Deux niveaux d’intervention

« L’objectif n’est pas de bannir totalement les écrans, qui peuvent être un formidable outil pour des enfants qui ont déjà acquis la capacité de penser, de raisonner et d’avoir un esprit critique, précise Anne Lefebvre. Mais un usage raisonné est recommandé pour prévenir les troubles ». Pas d’écran avant l’âge de 3 ans, puis de courtes durées et toujours avec un adulte jusqu’à 6 ans. Ensuite, un usage au service de la créativité, de la raison, de la connaissance et du savoir, et pas uniquement récréatif, lorsque les apprentissages fondamentaux sont construits. Dans de nombreux cas de surexposition, les familles arrivent à réguler elles-mêmes très rapidement le temps d’exposition aux écrans lorsqu’elles sont bien informées et accompagnées.

Les cas les plus sévères nécessiteront un suivi ambulatoire au long cours. Leur prise en charge consiste en l’arrêt complet de l’exposition aux écrans, avec une réversibilité spontanée et complète des troubles. Avec parfois des séances d’orthophonie et de psychomotricité pour soutenir la reprise du développement. « La réversibilité des troubles dépend de la durée de l’exposition massive aux écrans, et donc de la précocité de la prise en charge. Elle peut n’être que partielle. Certains enfants relèvent alors du champ du handicap par carences éducatives massives et sur-stimulation visuelle », alerte la spécialiste.

Une consultation spécialisée si besoin

Les parents inquiets par la consommation « visuelle » de leur enfant peuvent commencer par appliquer la règle des « 4 pas d’écran » : pas d’écran le matin avant l’école, le soir avant de dormir, durant les repas et dans la chambre (voir encadré ci-contre). En cas de difficultés, ils peuvent être orientés vers un professionnel connaissant bien cette problématique, un service de protection maternelle infantile (PMI, avant 6 ans) ou un centre médico-psychologique infantile (CMP enfant et ou adolescent). Idéalement pour les troubles sévères avant l’âge de 3 ans, vers une consultation « parents-bébés » en pédopsychiatrie lorsqu’elle existe. En lançant cette alerte, « nous demandons que des recherches cliniques et fondamentales soient menées par des équipes indépendantes sans conflits d’intérêt avec les développeurs du numérique, insiste Anne Lefebvre . Pour que des recommandations issues de ces travaux soient diffusées ».

(1) Disponible sur le site d’Alerte écrans, www.alertecran.org, ou sur la page Facebook, www.facebook.com/ alerte.reduction.temps.ecran

(2) Écrans et autisme : un médecin de PMI lance l’alerte , interview du Dr Ducanda sur www.gynger.fr

(3) Les docteurs Anne-Lise Ducanda et Isabelle Terrasse ont également mis en ligne une vidéo sur ce sujet sur www.alertecran.org

(4) L’enfant et les écrans , avis de l’Académie des sciences , Éditions Le Pommier, janvier 2013.

À télécharger

Le dépliant et l’affiche « 4 pas » sont disponibles sur www.alertecran.org et sont désormais transmis dans les livrets CAF à tous les jeunes parents au moment de la naissance.

« 4 temps sans écrans »*

1. Pas d’écrans le matin

L’enfant qui regarde un écran au réveil fatigue son système attentionnel avant d’arriver en classe.

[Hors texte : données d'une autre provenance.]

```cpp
inline hipError_t potrf_lower(hipStream_t st, double* A, int64_t lda, int np, int extra, double* inv_diag, int* info,
                              double* diag_stage, PotrfProfile* prof = nullptr, PotrfStreams* ps = nullptr, int batch = 1, int64_t cs = 0,
                              int info_stride = 0, const PotrfTuning* tune_in = nullptr, int col_base = 0, hipEvent_t first_block_evt = nullptr,
                              double* yvec = nullptr) {
  const double* prev_stage = nullptr;
  double* prev_dst = nullptr;
  int prev_pw = 0;
  auto mark_gemm = [&](hipStream_t s, int ncols_lower, int rows_rect, int ncols, int k, bool strip = false) {
    if (!prof) return;
    const double elems = 0.5 * (double)ncols_lower * (ncols_lower + 1) + (double)rows_rect * ncols;
    (strip ? prof->strip_marks : prof->gemm_marks).push_back({prof->used, 2.0 * k * elems * batch});
    hipEventRecord(prof->next(), s);
  };
  auto mark_end = [&](hipStream_t s) {
    if (prof) hipEventRecord(prof->next(), s);
  };
  const int total_rows = np + extra;
  const PotrfTuning& tune = tune_in ? *tune_in : potrf_tuning();
  if (tune.no_lookahead) ps = nullptr;
  const int ob = tune.outer_block ? tune.outer_block : (np > 4096 ? 512 : 1024);
  const int pwidth = tune.panel_width ? tune.panel_width : NB;
  const int bulk_tile = tune.update_tile ? tune.update_tile : 64;
  bool tail_pending = false;
  static const int tail_slots = getenv("GPRX_TAIL_SLOTS") ? atoi(getenv("GPRX_TAIL_SLOTS")) : 0;
  hipError_t err = hipSuccess;
  const bool rows_inv = tune.rows_inv > 0;
  const int rows_inv_rt = tune.rows_inv_rt == 2 ? 2 : 1;
  const bool split_panel = tune.split_panel ? tune.split_panel > 0 : (batch >= 24 || (rows_inv && tune.rows_inv_lone > 0));
  static const bool fuse_ok = [] {
    const char* a = getenv("GPRX_K64_GEMM");
    const char* b = getenv("GPRX_GEMM_DMA");
    const char* c = getenv("GPRX_FUSE_K64");
    return !(a && atoi(a) == 0) && !(b && atoi(b) == 0) && !(c && atoi(c) == 0);
  }();
  struct PendingCols {
    int begin, end;
    hipEvent_t ev;
  };
  std::vector<PendingCols> pending;
  const bool split_ok = ps && ps->side && batch == 1 && !prof && tune.split_updates > 0 && tune.inblock != 1;
  if (split_ok) ps->used = 0;
  auto main_wait = [&](int a, int b) {
    for (size_t q = 0; q < pending.size();) {
      if (pending[q].begin < b && pending[q].end > a) {
        hipStreamWaitEvent(st, pending[q].ev, 0);
// ... 72 lines not shown
      const int own = PanelGeom<2>::kOwnRows;
      const int nchunks = (rows_below + own - 1) / own;
      if (tune.panel_occ == 3)
        hipLaunchKernelGGL((potrf_panel_kernel<2, 3>), dim3(nchunks + 1, batch), dim3(256), 0, st, Acc, lda, rows_below, nchunks, invd, info,
                           col_base + c, stage_out, prev_stage, prev_dst, prev_pw, cs, info_stride);
      else if (fuse)
        hipLaunchKernelGGL((potrf_panel_kernel<2, 2, true>), dim3(nchunks + 1, batch), dim3(256), 0, st, Acc, lda, rows_below, nchunks, invd, info,
                           col_base + c, stage_out, prev_stage, prev_dst, prev_pw, cs, info_stride);
      else
        hipLaunchKernelGGL((potrf_panel_kernel<2, 2>), dim3(nchunks + 1, batch), dim3(256), 0, st, Acc, lda, rows_below, nchunks, invd, info,
                           col_base + c, stage_out, prev_stage, prev_dst, prev_pw, cs, info_stride);
    }
    prev_stage = stage_out;
    prev_dst = Acc;
    prev_pw = pw;
    if (prof) hipEventRecord(prof->next(), st);
  };
  auto update_on = [&](hipStream_t s_, int c0, int k, int c1, int n, int tile) {
    const int rows = total_rows - c1;
    const double* L21 = A + (int64_t)c1 * lda + c0;
    double* A22 = A + (int64_t)c1 * lda + c1;
    mark_gemm(s_, n, rows - n, n, k, k <= 128);
    hipError_t e = (k == NB) ? launch_update_k64(s_, rows, n, L21, lda, A22, lda, batch, cs)
                             : launch_gemm(s_, 0, 1, rows, n, k, -1.0, L21, lda, L21, lda, 1.0, A22, lda, GEMM_C_LOWER, tile, batch, cs, cs, cs);
    mark_end(s_);
    if (e != hipSuccess && err == hipSuccess) err = e;
  };
  auto split_update = [&](int c0, int k, int c1, int n, int tile, hipEvent_t side_wait) {
    if (!split_ok || n <= NB || k < 256) {
      main_wait(c1, c1 + n);
      if (side_wait) hipStreamWaitEvent(st, side_wait, 0);
      update_on(st, c0, k, c1, n, tile);
      return;
    }
    hipEvent_t ready = ps->next_event();
    hipEventRecord(ready, st);
    hipStreamWaitEvent(ps->side, ready, 0);
    if (side_wait) hipStreamWaitEvent(ps->side, side_wait, 0);
    for (int start = NB; start < n;) {
      const int wdt = n - start < start ? n - start : start;
      update_on(ps->side, c0, k, c1 + start, wdt, tile);
      hipEvent_t done = ps->next_event();
      hipEventRecord(done, ps->side);
      pending.push_back({c1 + start, c1 + start + wdt, done});
      start += wdt;
    }
    main_wait(c1, c1 + NB);
// ... 26 lines not shown
        if (strip > 0) inblock_update(c, NB, c + NB, strip);
      }
    } else {
      factor_range(factor_range, C, w);
    }
    if (err != hipSuccess) return err;
    if (C == 0 && first_block_evt) hipEventRecord(first_block_evt, st);
    const int R = C + w;
    if (R >= np) break;
    const int wn = (np - R < ob) ? np - R : ob;
    const double* Lpan = A + (int64_t)R * lda + C;
    split_update(C, w, R, wn, batch > 1 ? bulk_tile : 64, (ps && tail_pending) ? ps->tail_done : nullptr);
    if (err != hipSuccess) return err;
    if (ps) hipEventRecord(ps->block_done, st);
    const int R2 = R + wn;
    if (R2 < np) {
      hipStream_t ts = ps ? ps->aux : st;
      if (ps) hipStreamWaitEvent(ts, ps->block_done, 0);
      const int rows = total_rows - R2, cols = np - R2;
      const double* Lrow = A + (int64_t)R2 * lda + C;
      mark_gemm(ts, cols, rows - cols, cols, w);
      const int persist = (ps && batch == 1) ? tail_slots : 0;
      hipError_t e = launch_gemm(ts, 0, 1, rows, cols, w, -1.0, Lrow, lda, Lrow, lda, 1.0, A + (int64_t)R2 * lda + R2, lda, GEMM_C_LOWER,
                                   bulk_tile, batch, cs, cs, cs, 1, 0, 0, 0, nullptr, 0, persist);
      mark_end(ts);
      if (e != hipSuccess) return e;
      if (ps) {
        hipEventRecord(ps->tail_done, ts);
        tail_pending = true;
      }
    }
  }
  main_wait(0, 1 << 30);
  if (prev_stage) hipLaunchKernelGGL(copy_block_kernel, dim3(batch), dim3(256), 0, st, prev_stage, prev_dst, lda, prev_pw, cs);
  if (ps && tail_pending) hipStreamWaitEvent(st, ps->tail_done, 0);
  return hipGetLastError();
}

}
```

Résultat, en cours, il bouge, parle, fait tomber ses affaires… et ne parvient plus à se concentrer.

2. Pas d’écrans durant les repas

Un enfant qui grandit avec une télé allumée en permanence acquerra un vocabulaire plus pauvre. Entre 15 mois et 4 ans, deux heures de télé par jour multiplient par trois la probabilité de voir des retards de développement de langage.

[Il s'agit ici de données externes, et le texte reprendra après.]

#pragma unroll
    for (int m = 0; m < MT; ++m)
#pragma unroll
        for (int i = 0; i < NB16; ++i) {
            const float bv = stage[i * 16 + r16], cm = stage[ROWS + i * 16 + r16];
#pragma unroll
            for (int e = 0; e < 4; ++e) acc[m][i][e] = __builtin_amdgcn_rcpf(1.0f + __builtin_amdgcn_exp2f(fmaf(acc[m][i][e], cm, bv)));
        }
    const int q_lo = img_cnt[0], q_hi = img_cnt[1];
    const int w0 = g0 + wave * (MT * 16);
    for (int pw = 0; pw < P; pw += AH_CAP) {
        __syncthreads();
        if (tid == 0) ent_n = 0;
        __syncthreads();
        for (int p = pw + tid; p < min(pw + AH_CAP, P); p += T) {
            const int q = pred_q[p], col = pred_col[p];
            if (col >= 0 && q >= q_lo && q <= q_hi) {
                const int j = atomicAdd(&ent_n, 1);
                ent[0][j] = p, ent[1][j] = col, ent[2][j] = obj_off[q], ent[3][j] = obj_off[q + 1];
            }
        }
        __syncthreads();
        const int n_ent = ent_n;
        if (n_ent == 0) continue;
        const int n_st = n_ent < SR ? n_ent : SR;
        for (int j = 0; j < n_st; ++j) {
            const float* erow = E + (int64_t)ent[1][j] * ld_e;
            for (int i = tid; i < ROWS; i += T) stage[ROWS * (2 + j) + i] = i < HID2 ? erow[i] : 0.f;
        }
        __syncthreads();
        for (int j = 0; j < n_ent; ++j) {
            const int first = __builtin_amdgcn_readfirstlane(ent[2][j]), end = __builtin_amdgcn_readfirstlane(ent[3][j]);
            if (end <= w0 || first >= w0 + MT * 16) continue;
            const int p = __builtin_amdgcn_readfirstlane(ent[0][j]), col = __builtin_amdgcn_readfirstlane(ent[1][j]);
            float vm[MT];
#pragma unroll
            for (int m = 0; m < MT; ++m) {
                float part[4] = {0.f, 0.f, 0.f, 0.f};
                if (j < SR) {
                    const float* erow = stage + ROWS * (2 + j) + r16;
// ... 127 lines not shown
                                          const int32_t* obj_off, const int64_t* pair_off, int32_t Q, int32_t max_n, const int32_t* req_row, int32_t K,
                                          float* Z, float* pre2, int64_t ld_pre2, float* geo, float* x, int64_t ld_x, void* stream) {
    DFOL_REQUIRE(Q >= 0 && K >= 0 && max_n >= 0, "pair_train_fwd_h2: bad sizes Q=%d K=%d max_n=%d", Q, K, max_n);
    DFOL_REQUIRE(HID1 > 0 && HID1 <= 256 && HID1 % H2_CH == 0 && ld_uv % 4 == 0, "pair_train_fwd_h2: HID1=%d must be a multiple of %d, <= 256, UV rows 16-byte aligned", HID1, H2_CH);
    DFOL_REQUIRE(HID2 > 256 && HID2 <= 320 && ld_pre2 >= HID2, "pair_train_fwd_h2: HID2=%d must be in (256, 320], ld_pre2 >= HID2", HID2);
    if (Q == 0 || max_n < 2) return 0;
    DFOL_REQUIRE(UV && pos && Wg && W2_split && b2 && n_obj && obj_off && pair_off && Z && pre2 && geo && (K == 0 || (E && req_row && x)), "pair_train_fwd_h2: null pointer");
    DFOL_REQUIRE(((uintptr_t)UV % 16 == 0) && ((uintptr_t)W2_split % 16 == 0) && ((uintptr_t)Wg % 16 == 0) && ((uintptr_t)Z % 16 == 0) && ((uintptr_t)geo % 16 == 0),
                 "pair_train_fwd_h2: operands must be 16-byte aligned");
    hipStream_t st = (hipStream_t)stream;
    const int tpi = dfol_cdiv((int64_t)max_n * (max_n - 1), 256);
    DFOL_REQUIRE((int64_t)Q * tpi < ((int64_t)1 << 31), "pair_train_fwd_h2: too many tiles");
    DFOL_REQUIRE((int64_t)max_n * ld_uv * 4 < ((int64_t)1 << 31) && (int64_t)max_n * (max_n - 1) * HID1 * 4 < ((int64_t)1 << 32) - 1,
                 "pair_train_fwd_h2: an image's rows must span less than 2 GB (U | V) / 4 GB (Z)");
    if (uint32_t* status = dfol_range_status_ptr())
        hipLaunchKernelGGL(h2_uv_range_kernel, dim3((unsigned)Q), dim3(512), 0, st, UV, ld_uv, HID1, pos, ld_pos, Wg, n_obj, obj_off, status);
    const H2Train tr = {Z, pre2, ld_pre2, geo, x, ld_x, pair_off};
    const int wgt = 1;
    const dim3 grid((unsigned)Q * tpi);
#define DFOL_PAIR32T(NBV)                                                                                                                    \
    hipLaunchKernelGGL((pair_ll32h_kernel<NBV, false, true>), grid, dim3(512), 0, st, UV, ld_uv, HID1, pos, ld_pos, Wg, (const u32x4*)W2_split, b2, HID2, \
                       E, ld_e, (const float*)nullptr, n_obj, obj_off, Q, tpi, wgt, req_row, (const int32_t*)nullptr, (const uint8_t*)nullptr, K, 4, 0.f,      \
                       (void*)nullptr, tr)
    if (HID2 <= 272) DFOL_PAIR32T(17);
    else if (HID2 <= 288) DFOL_PAIR32T(18);
    else if (HID2 <= 304) DFOL_PAIR32T(19);
    else DFOL_PAIR32T(20);
#undef DFOL_PAIR32T
    DFOL_LAUNCH_CHECK("pair_train_fwd_h2");
    return 0;
}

3. Pas d’écrans avant de s’endormir

L’image animée, même adaptée à l’enfant, est trop stimulante émotionnellement. Le sommeil, qui se forme avec les dernières images perçues, est altéré.

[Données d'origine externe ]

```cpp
int  a3_debug_clockwise(a3_ctx *ctx, const int32_t *quads_xy, size_t n, int32_t *out_xy);
int  a3_debug_rotate_bits(a3_ctx *ctx, const uint8_t *bits, uint32_t n, uint32_t times, uint8_t *out);
int  a3_debug_inject_candidates(a3_ctx *ctx, const uint32_t *quads_xy, size_t n);
int  a3_debug_sample_frames(a3_ctx *ctx, int enabled);
int  a3_debug_discard_too_near(a3_ctx *ctx, const uint32_t *quads_xy, size_t n, float min_distance, uint32_t *out_xy, size_t *n_out);

typedef struct { uint32_t start_key; uint16_t xy[8]; } a3_debug_cand;
// ... 16 lines not shown
```

### aruco3_amd/csrc/a3_launch.h

```cpp
#pragma once

#include "a3_common.h"

namespace a3 {

struct ThresholdLaunch {
    const uint8_t* pixels = nullptr; int fmt = 0; size_t row_stride = 0, frame_stride = 0; int W = 0, H = 0; uint32_t n = 0, radius = 0;
    uint8_t* grey = nullptr; uint64_t* bits = nullptr; uint16_t* hsum_tmp = nullptr;
};
hipError_t launch_grey_threshold(hipStream_t st, const ThresholdLaunch& t);
bool threshold_writes_grey_plane(uint32_t radius);
hipError_t launch_k1_r1(hipStream_t st, const ThresholdLaunch& t);
hipError_t launch_k1_r2(hipStream_t st, const ThresholdLaunch& t);
bool ring_kernel_applies(uint32_t radius);
hipError_t launch_ring_threshold(hipStream_t st, const ThresholdLaunch& t);

size_t tile_darts_bytes(uint32_t W, uint32_t H, uint32_t n_frames);
struct DartCountLaunch {
    const uint64_t* bits = nullptr; int W = 0, H = 0; uint32_t first_frame = 0, n_frames = 0; unsigned long long* frame_darts = nullptr;
    uint32_t* tile_darts = nullptr; uint64_t plan_cap = 0; uint32_t* frame_base = nullptr; PlanWords* plan = nullptr; void* zero_p = nullptr;
    size_t zero_bytes = 0;
};
hipError_t launch_dart_count(hipStream_t st, const DartCountLaunch& d);
hipError_t launch_zero(hipStream_t st, void* p, size_t bytes);

size_t entry_state_bytes();
size_t fin_state_bytes();
size_t entry_slots(uint32_t n_darts);
size_t leader_list_bytes(uint32_t n_darts);

struct ContourChunk {
    uint32_t first_frame = 0, n_frames = 0, n_darts = 0; const uint32_t* frame_base = nullptr; DeviceCounters* ctr = nullptr;
    int max_rounds = 0;
    uint32_t* frame_entries = nullptr;
    unsigned int* dead_count = nullptr;
    int W = 0, H = 0;
    uint32_t batch_frames = 0;
    const uint64_t* bits = nullptr; const uint32_t* tile_darts = nullptr;
    const uint32_t* n_live = nullptr;
    uint32_t* pix_base = nullptr; uint64_t* d_rec = nullptr; uint32_t* d_succ = nullptr; uint32_t* entry_list = nullptr;
    unsigned int* entry_count = nullptr, * leader_count = nullptr;
    void* es_a = nullptr, * es_b = nullptr;
    void* fin = nullptr;
    uint32_t* leader_list = nullptr, * leader_keep = nullptr; uint64_t* t_cur = nullptr, * t_next = nullptr;
    int resolve_iters = 0;
    int inline_resolve_W = 0;
    uint32_t min_edge_length = 0; double eps_factor = 0.0; ContourRec* contours = nullptr; uint32_t* cyc_start_off = nullptr;
    uint32_t* points = nullptr; uint32_t max_contours = 0; uint64_t max_points = 0;
    bool keep_all = false;
// ... 167 lines not shown
```

### aruco3_amd/csrc/k_contours.hip

```cpp
#include <algorithm>
#include <cmath>

#include "a3_common.h"
#include "a3_launch.h"


namespace a3 {

constexpr int kFinB = 8;
constexpr int kScatB = 1;

struct Nb8 { uint64_t c; uint64_t n[8]; };

__device__ __forceinline__ uint64_t ldw(const uint64_t* __restrict__ img, int wpr, int H, int j, int y) {
    return (y >= 0 && y < H && j >= 0 && j < wpr) ? img[(size_t)y * wpr + j] : 0ull;
}

__device__ __forceinline__ void pdart_words(const Nb8& nb, uint64_t p[8]) {
#pragma unroll
    for (int k = 0; k < 8; k++) {
        uint64_t m = nb.c & nb.n[k] & ~nb.n[(k + 7) & 7];
        if ((k & 1) == 0) m &= ~nb.n[(k + 6) & 7];
        p[k] = m;
    }
// ... 800 lines not shown
        const uint32_t excl = block_excl_scan_256((uint32_t)__popc(lmask), s_lw, &total);
        if (total) {
            const uint32_t shard = blockIdx.x & (kLeaderShards - 1);
            if (threadIdx.x == 0) s_lbase = atomicAdd(&leader_count[shard], total);
            __syncthreads();
            uint32_t slot = s_lbase + excl;
            while (lmask) {
                const int u = __ffs(lmask) - 1;
                lmask &= lmask - 1;
                leader_list[(size_t)shard * leader_cap + slot++] = lo + threadIdx.x + (uint32_t)u * 256u;
            }
        }
    }
}

constexpr uint32_t kEntryLdsCap = 2048;
__global__ __launch_bounds__(256) void k_entry_frame(const uint32_t* __restrict__ entry_list, const uint32_t* __restrict__ frame_entries,
                                                     const uint32_t* __restrict__ frame_base, const FinState* __restrict__ fin,
                                                     const uint64_t* __restrict__ d_rec, int W,
                                                     EntryState* __restrict__ es, DeviceCounters* __restrict__ ctr,
                                                     uint32_t* __restrict__ leader_list ,
                                                     unsigned int* __restrict__ leader_count , uint32_t leader_cap) {
    struct __attribute__((aligned(16))) Rec { uint64_t key; uint32_t ptr; uint32_t off; };
    __shared__ Rec s_rec[kEntryLdsCap];
    __shared__ uint32_t s_dist[kEntryLdsCap];
    const uint32_t f = blockIdx.x;
    const uint32_t cnt = frame_entries[f], base = frame_base[f];
    if (cnt == 0) return;
    if (cnt > kEntryLdsCap) { if (threadIdx.x == 0) ctr->entry_overflow = 1u; return; }
    constexpr int PER = kEntryLdsCap / 256;
    uint64_t nk[PER]; uint32_t np[PER], no[PER], nd[PER];
    uint32_t m0[PER];
    constexpr int EB = 4;
    static_assert(PER % EB == 0, "whole batches");
#pragma unroll
    for (int u0 = 0; u0 < PER; u0 += EB) {
        if ((uint32_t)u0 * 256u >= cnt) break;
        uint32_t e[EB];
        FinState l[EB];
        uint64_t mr[EB];
#pragma unroll
        for (int u = 0; u < EB; u++) e[u] = entry_list[base + min(threadIdx.x + 256u * (uint32_t)(u0 + u), cnt - 1u)];
#pragma unroll
        for (int u = 0; u < EB; u++) l[u] = fin[e[u]];
#pragma unroll
        for (int u = 0; u < EB; u++) mr[u] = d_rec[entry_min_dart(e[u], l[u])];
#pragma unroll
        for (int u = 0; u < EB; u++) asm volatile("" : "+v"(mr[u]), "+v"(l[u].leader), "+v"(l[u].w));
#pragma unroll
        for (int u = 0; u < EB; u++) {
            const uint32_t i = threadIdx.x + 256u * (uint32_t)(u0 + u);
            const EntryState s0 = entry_start(e[u], l[u], mr[u], W, base + i);
            nk[u0 + u] = s0.key; no[u0 + u] = s0.off; nd[u0 + u] = s0.dist; np[u0 + u] = s0.ptr - base; m0[u0 + u] = (uint32_t)s0.key;
            if (i < cnt) { s_rec[i] = Rec{nk[u0 + u], np[u0 + u], no[u0 + u]}; s_dist[i] = nd[u0 + u]; }
        }
    }
    __syncthreads();
    for (int round = 0; round < 12; round++) {
        int changed = 0;
#pragma unroll
        for (int u = 0; u < PER; u++) {
            const uint32_t i = threadIdx.x + u * 256;
            if (i < cnt) {
                const uint32_t t = np[u] < cnt ? np[u] : i;
                const Rec w = s_rec[t];
                const uint32_t wd = s_dist[t];
                if (w.key < nk[u]) { nk[u] = w.key; no[u] = nd[u] + w.off; changed = 1; }
                nd[u] += wd;
                np[u] = w.ptr;
            }
        }
        const int any = __syncthreads_or(changed);
#pragma unroll
// ... 674 lines not shown
                               entry_list, entry_count, ecap, frame_base, frame_entries, n_live, dbg, min_edge_length, dead_count, trust_natural,
                               ll, leader_count, lcap);
        else if (frame_entries)
            hipLaunchKernelGGL((k_local_contract<kLTFrame, true>), dim3((n_darts + kLTFrame - 1) / kLTFrame), dim3(256), 0, st, n_darts, W, d_rec, d_succ, fin,
                               entry_list, entry_count, ecap, frame_base, frame_entries, n_live, dbg, min_edge_length, dead_count, trust_natural,
                               ll, leader_count, lcap);
        else
            hipLaunchKernelGGL((k_local_contract<kLT, true>), dim3((n_darts + kLT - 1) / kLT), dim3(256), 0, st, n_darts, W, d_rec, d_succ, fin,
                               entry_list, entry_count, ecap, frame_base, frame_entries, n_live, dbg, min_edge_length, dead_count, trust_natural,
                               ll, leader_count, lcap);
    }
    if (dbg || phase == 1) return hipGetLastError();
    EntryState* a = reinterpret_cast<EntryState*>(c.es_a);
    EntryState* b = reinterpret_cast<EntryState*>(c.es_b);
    if (frame_entries) {
        hipLaunchKernelGGL(k_entry_frame, dim3(n_frames), dim3(256), 0, st, entry_list, frame_entries, frame_base, fin, d_rec, W, a, ctr,
                           ll, leader_count, lcap);
        if (no_finalize) return hipGetLastError();
        const int fin_blocks = std::max(blocks_for(n_darts, 256, kFinBlocks), (int)(((uint64_t)n_darts + 256ull * 32 - 1) / (256ull * 32)));
        hipLaunchKernelGGL(k_jump_finalize, dim3(fin_blocks), dim3(256), 0, st, n_darts, a, fin,
                           leader_list, leader_count, leader_shard_cap(n_darts), n_live, ctr);
        return hipGetLastError();
    }
    const dim3 grid(blocks_for(n_darts / 16 + 1, 256, 1024)), block(256);
    hipLaunchKernelGGL(k_entry_init, grid, block, 0, st, entry_list, entry_count, fin, d_rec, W, a, ecap);
    for (int r = 0; r < c.max_rounds; r++) {
        hipLaunchKernelGGL(k_entry_jump, grid, block, 0, st, a, b, entry_count, ecap, r, ctr);
        EntryState* t = a; a = b; b = t;
    }
    const int fin_blocks = std::max(blocks_for(n_darts, 256, kFinBlocks), (int)(((uint64_t)n_darts + 256ull * 32 - 1) / (256ull * 32)));
    hipLaunchKernelGGL(k_jump_finalize, dim3(fin_blocks), block, 0, st, n_darts, a, fin,
                       leader_list, leader_count, leader_shard_cap(n_darts), n_live, ctr);
// ... 58 lines not shown
```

4. Pas d’écrans dans la chambre

La présence d’un écran réduit le temps de sommeil. Sans écrans, l’enfant apprend à développer des compétences essentielles pour le développement de sa pensée et de son attention.

(*) D’après « 4 temps sans écrans = 4 pas pour mieux avancer », supports rédigés par Sabine Duflo, psychologue, qui reprend en partie les recommandations des pédiatres nord-américains.